The Farwell decision means that constructive dismissal lawsuits are still alive in Ontario.  If there is a provable case of demotion, loss of status, loss of prestige and perhaps, embarassment, the employee will not be required to return to work.  That being said, this may not be the last word on this line of cases.  Stay tuned and tread carefully.

 

 

 

Wins Wrongful Dismissal: But Fails to Mitigate

In another blow to dismissed employees. a B.C. court has reduced the wrongful dismissal damages that would have been owing to an employee after the employee failed to return to work when “recalled.”  This follows a number of decisions across Canada including cases in Ontario, B.C. and even at the Supreme Court.  It has become quite clear that if an employee refuses to return to work when asked to return, even after being wrongfully dismissed, it may be very risky for the employee to refuse.

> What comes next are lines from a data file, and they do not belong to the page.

int consts_materialise(de_program *p) {
    if (!p || !p->consts_dev_ahead) return DE_OK;
    de_ctx *c = p->ctx;
    const size_t es = p->dtype == DE_F32 ? 4 : 8;
    try {
        std::vector<unsigned char> h(std::max<size_t>(p->consts.size(), 1) * es);
        HIP_TRY(c, hipSetDevice(c->device));
        HIP_TRY(c, hipMemcpyAsync(h.data(), p->d_cp_vals, p->consts.size() * es, hipMemcpyDeviceToHost, c->stream));
        HIP_TRY(c, hipStreamSynchronize(c->stream));
        p->consts_dev_ahead = false;
        const int rc = set_consts_nothrow(p, h.data());
        if (rc != DE_OK) p->consts_dev_ahead = true;
        return rc;
    } catch (const std::bad_alloc &) { return fail(c, DE_ERR_HIP, "out of host memory"); }
// ... 458 lines not shown
                                    (fb.bop >= TOPX_UN_BASE && fb.bop < TOPX_BIN_BASE && ((fb.bop - TOPX_UN_BASE) & 1)) ||
                                    (fb.bop >= TOPX_BIN_BASE && ((fb.bop - TOPX_BIN_BASE) & 1));
                if (!no_row) {
                    const uint64_t off = r.bop & 0xFFFFFFu;
                    if (off % trow_bytes(p->dtype) != 0 || off + trow_bytes(p->dtype) > lds_bytes) return bad("LDS operand offset outside the launch's allocation", t, i - i0, r.bop);
                    const bool pushes = (fb.bop >= TOP_LOADROW_BASE && fb.bop < TOP_LOADCONST_PUSH && ((fb.bop - TOP_LOADROW_BASE) & 2)) ||
                                        (fb.bop >= TOP_UNROW_BASE && fb.bop < TOP_BINROWC_BASE && ((fb.bop - TOP_UNROW_BASE) & 2)) ||
                                        (fb.bop >= TOP_BIN2_BASE && fb.bop < TOP_COUNT && ((fb.bop - TOP_BIN2_BASE) & 1));
                    if (pushes) {
                        const int64_t prow = (int64_t)(off / trow_bytes(p->dtype)) + (int8_t)(r.bop >> 24);
                        if (prow < p->n_features || prow >= spill_end) return bad("push row of a superinstruction outside the spill slots", t, i - i0, r.bop);
                    }
                    if (fb.bop >= TOP_BIN2_BASE && fb.bop < TOP_COUNT && !(((fb.bop - TOP_BIN2_BASE) >> 2) & 1)) {
                        const int64_t second = (int64_t)off + (int32_t)(f32 ? r.arg : r.lo);
                        if (second < 0 || second % (int64_t)trow_bytes(p->dtype) != 0 || (uint64_t)second + trow_bytes(p->dtype) > lds_bytes) return bad("second operand row of a two-operand form", t, i - i0, (uint64_t)second);
                    }
                }
                if (fb.bop == BOP_GEN_PARAM && (f32 ? r.arg : r.lo) != (uint32_t)rows * (uint32_t)trow_bytes(p->dtype)) return bad("class-row offset of a parameter operand", t, i - i0, r.arg);
            }
        }
        if (p->waves > 1 && p->ccode_w.size() != (p->var_stride ? p->ccode.size() * (size_t)(p->waves - 1) : 0)) return bad("stream variants of the wave group", -1, p->waves, p->ccode_w.size());
        const uint64_t rb = trow_bytes(p->dtype);
        for (size_t w = 1; p->var_stride && w < (size_t)p->waves; w++) {
            const BoundInstr *cw = p->ccode_w.data() + (w - 1) * p->ccode.size();
            const int64_t shift = (p->prows ? p->n_params : 0) + (int64_t)w * p->n_slots, rows_all = rows + (int64_t)(p->waves - 1) * p->n_slots;
            auto moved = [&](int64_t row0, int64_t roww) { return roww == (row0 >= p->n_features && row0 < spill_end ? row0 + shift : row0) && roww < rows_all; };
            for (int64_t t = 0; t < p->n_trees; t++) {
                const int32_t i0 = p->tcode_off[(size_t)t], i1 = p->tcode_off[(size_t)t + 1], h = p->ccode_off[(size_t)t];
                for (int32_t i = i0 - 1; i <= i1; i++) {
                    const BoundInstr &r0 = p->ccode[(size_t)(h + (i - i0))], &r = cw[(size_t)(h + (i - i0))];
                    const bool same_next = f32 ? (r.lo == r0.lo && r.hi == r0.hi) : r.arg == r0.arg;
                    if (!same_next) return bad("stream variant names another handler", t, i - i0, w);
                    if (i < i0 || i == i1) { if (std::memcmp(&r, &r0, sizeof r)) return bad("stream variant: header / end record differs", t, i - i0, w); continue; }
                    const BoundInstr &fb = p->fbcode[(size_t)i];
                    if (fb.bop == BOP_GEN_PARAM) { if (std::memcmp(&r, &r0, sizeof r)) return bad("stream variant: a gathered-parameter record differs", t, i - i0, w); continue; }
                    const uint64_t off0 = r0.bop & 0xFFFFFFu, off = r.bop & 0xFFFFFFu;
                    if (off0 % rb != 0 || off % rb != 0) { if (off != off0) return bad("stream variant: operand word", t, i - i0, r.bop); }
                    else if (!moved((int64_t)(off0 / rb), (int64_t)(off / rb))) return bad("stream variant: operand row", t, i - i0, r.bop);
                    const bool pushes = (fb.bop >= TOP_LOADROW_BASE && fb.bop < TOP_LOADCONST_PUSH && ((fb.bop - TOP_LOADROW_BASE) & 2)) ||
                                        (fb.bop >= TOP_UNROW_BASE && fb.bop < TOP_BINROWC_BASE && ((fb.bop - TOP_UNROW_BASE) & 2)) ||
                                        (fb.bop >= TOP_BIN2_BASE && fb.bop < TOP_COUNT && ((fb.bop - TOP_BIN2_BASE) & 1));
                    if (pushes ? !moved((int64_t)(off0 / rb) + (int8_t)(r0.bop >> 24), (int64_t)(off / rb) + (int8_t)(r.bop >> 24)) : (r.bop >> 24) != (r0.bop >> 24))
                        return bad("stream variant: push row / aux byte", t, i - i0, r.bop);
                    const bool row_row = fb.bop >= TOP_BIN2_BASE && fb.bop < TOP_COUNT && !(((fb.bop - TOP_BIN2_BASE) >> 2) & 1);
                    if (row_row || fb.bop == BOP_TERN) {
                        const int64_t s0 = (int64_t)off0 + (int32_t)(f32 ? r0.arg : r0.lo), s1 = (int64_t)off + (int32_t)(f32 ? r.arg : r.lo);
                        if (s1 < 0 || s1 % (int64_t)rb != 0 || !moved(s0 / (int64_t)rb, s1 / (int64_t)rb)) return bad("stream variant: second operand row", t, i - i0, (uint64_t)s1);
                    } else if (f32 ? r.arg != r0.arg : (r.lo != r0.lo || r.hi != r0.hi))
                        return bad("stream variant: immediate differs", t, i - i0, w);
                }
            }
        }
        if (p->assured) {
            if (p->waves != 1 || !f32 || p->ccode_w.size() != p->ccode.size() || p->aids.size() != p->fbcode.size() || (size_t)p->var_stride < p->ccode.size())
                return bad("assured stream layout", -1, p->waves, p->ccode_w.size());
            const BoundInstr *cw = p->ccode_w.data();
            std::vector<AssuredInstr> info;
            auto named = [](const BoundInstr &q) { return ((uint64_t)q.hi << 32) | q.lo; };
            for (size_t r = 0; r < p->ccode.size(); r++)
                if (cw[r].bop != p->ccode[r].bop || cw[r].arg != p->ccode[r].arg) return bad("assured stream: operand words differ", -1, (int64_t)r, cw[r].bop);
            for (int64_t t = 0; t < p->n_trees; t++) {
                const int32_t i0 = p->tcode_off[(size_t)t], i1 = p->tcode_off[(size_t)t + 1], h = p->ccode_off[(size_t)t];
                if (i1 <= i0) continue;
                info.resize((size_t)(i1 - i0));
                assure_tree(p->fbcode.data() + i0, (size_t)(i1 - i0), p->n_features, p->assured_xmax, info.data(), p->assured_parts);
                const int ev = i1 - i0 >= 2 ? topx_endv_of(p->fbcode[(size_t)i1 - 1].bop) : -1;
                for (int32_t i = i0; i < i1; i++) {
                    const uint32_t id = info[(size_t)(i - i0)].id;
                    if (p->assured_valid && id != p->aids[(size_t)i]) return bad("assured stream: stale twin id", t, i - i0, p->aids[(size_t)i]);
                    const uint32_t have = p->aids[(size_t)i];
                    if (have >= TOPX_COUNT) return bad("assured stream: handler id", t, i - i0, have);
                    const uint64_t want = (i == i1 - 1 && ev >= 0) ? (topx_enda_of(have) >= 0 && have != p->fbcode[(size_t)i].bop ? table[TOPX_ENDA_BASE + (uint32_t)topx_enda_of(have)] : p->endv_handler[ev])
                                          : (have == p->fbcode[(size_t)i].bop ? p->handler_base + p->tcode[(size_t)i].bop : table[have]);
                    if (named(cw[(size_t)(h + (i - i0) - 1)]) != want) return bad("assured stream: handler word", t, i - i0, named(cw[(size_t)(h + (i - i0) - 1)]));
                }
                if (ev < 0 && named(cw[(size_t)(h + (i1 - i0) - 1)]) != p->end_handler) return bad("assured stream: tree does not end in the end record", t, i1 - i0, 0);
                if (ev >= 0 && named(cw[(size_t)(h + (i1 - i0) - 1)]) != named(cw[(size_t)(h + (i1 - i0))])) return bad("assured stream: end-fused instruction and end record disagree", t, i1 - i0, 0);
            }
        }
    }
    return DE_OK;
}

In the case of Hooge v. Gillwood Remanufacturing Inc., the plaintiff was a 36 year employee, working as a production supervisor at the time of dismissal.  He was put on a “lay off” by his employer without any advance notice or pay.  The defendant company claimed that it had the right to “lay off” the employee under the B.C. Employment Standards Act.  The plaintiff alleged that he had been dismissed and sued for wrongful dismissal.  One week after he filed his lawsuit, the employer purported to “recall” him back to work.

At trial, the B.C. Supreme Court held that the employee had in fact been constructively dismissed. The plaintiff had not had a written employment contract in place.  When he was put on a lay off, he was told that it was “indefinite” and that there were no plans to recall him.  He was given an ROE that said “shortage of work.”  The B.C. court agreed with the plaintiff that there was no term of his employment that would have permitted a “lay off” without pay after all of these years of employment.  He was, in fact, constructively dismissed and was entitled to eighteen months’ compensation.

However, the Court proceeded to look at the issue of mitigation.  “The law is clear that in certain circumstances an employee who declines an offer of re-employment from the same employer after having been dismissed, whether actually or constructively, may be found to failed to mitigate his damages, and have any award reduced on account of such failure to mitigate.”  As long as it would have been “reasonable” in all of the circumstances for the plaintiff to return to work, he or she may be obligated to do so.  The court discussed Evans. v. Teamsters Local Union No. 31  as well as other B.C. cases including Davies v. Fraser Collection Services Ltd. 2008 B.C.S.C. 942 and Besse v. Dr. A.S. Machner Inc. 2009 BCSC 1216.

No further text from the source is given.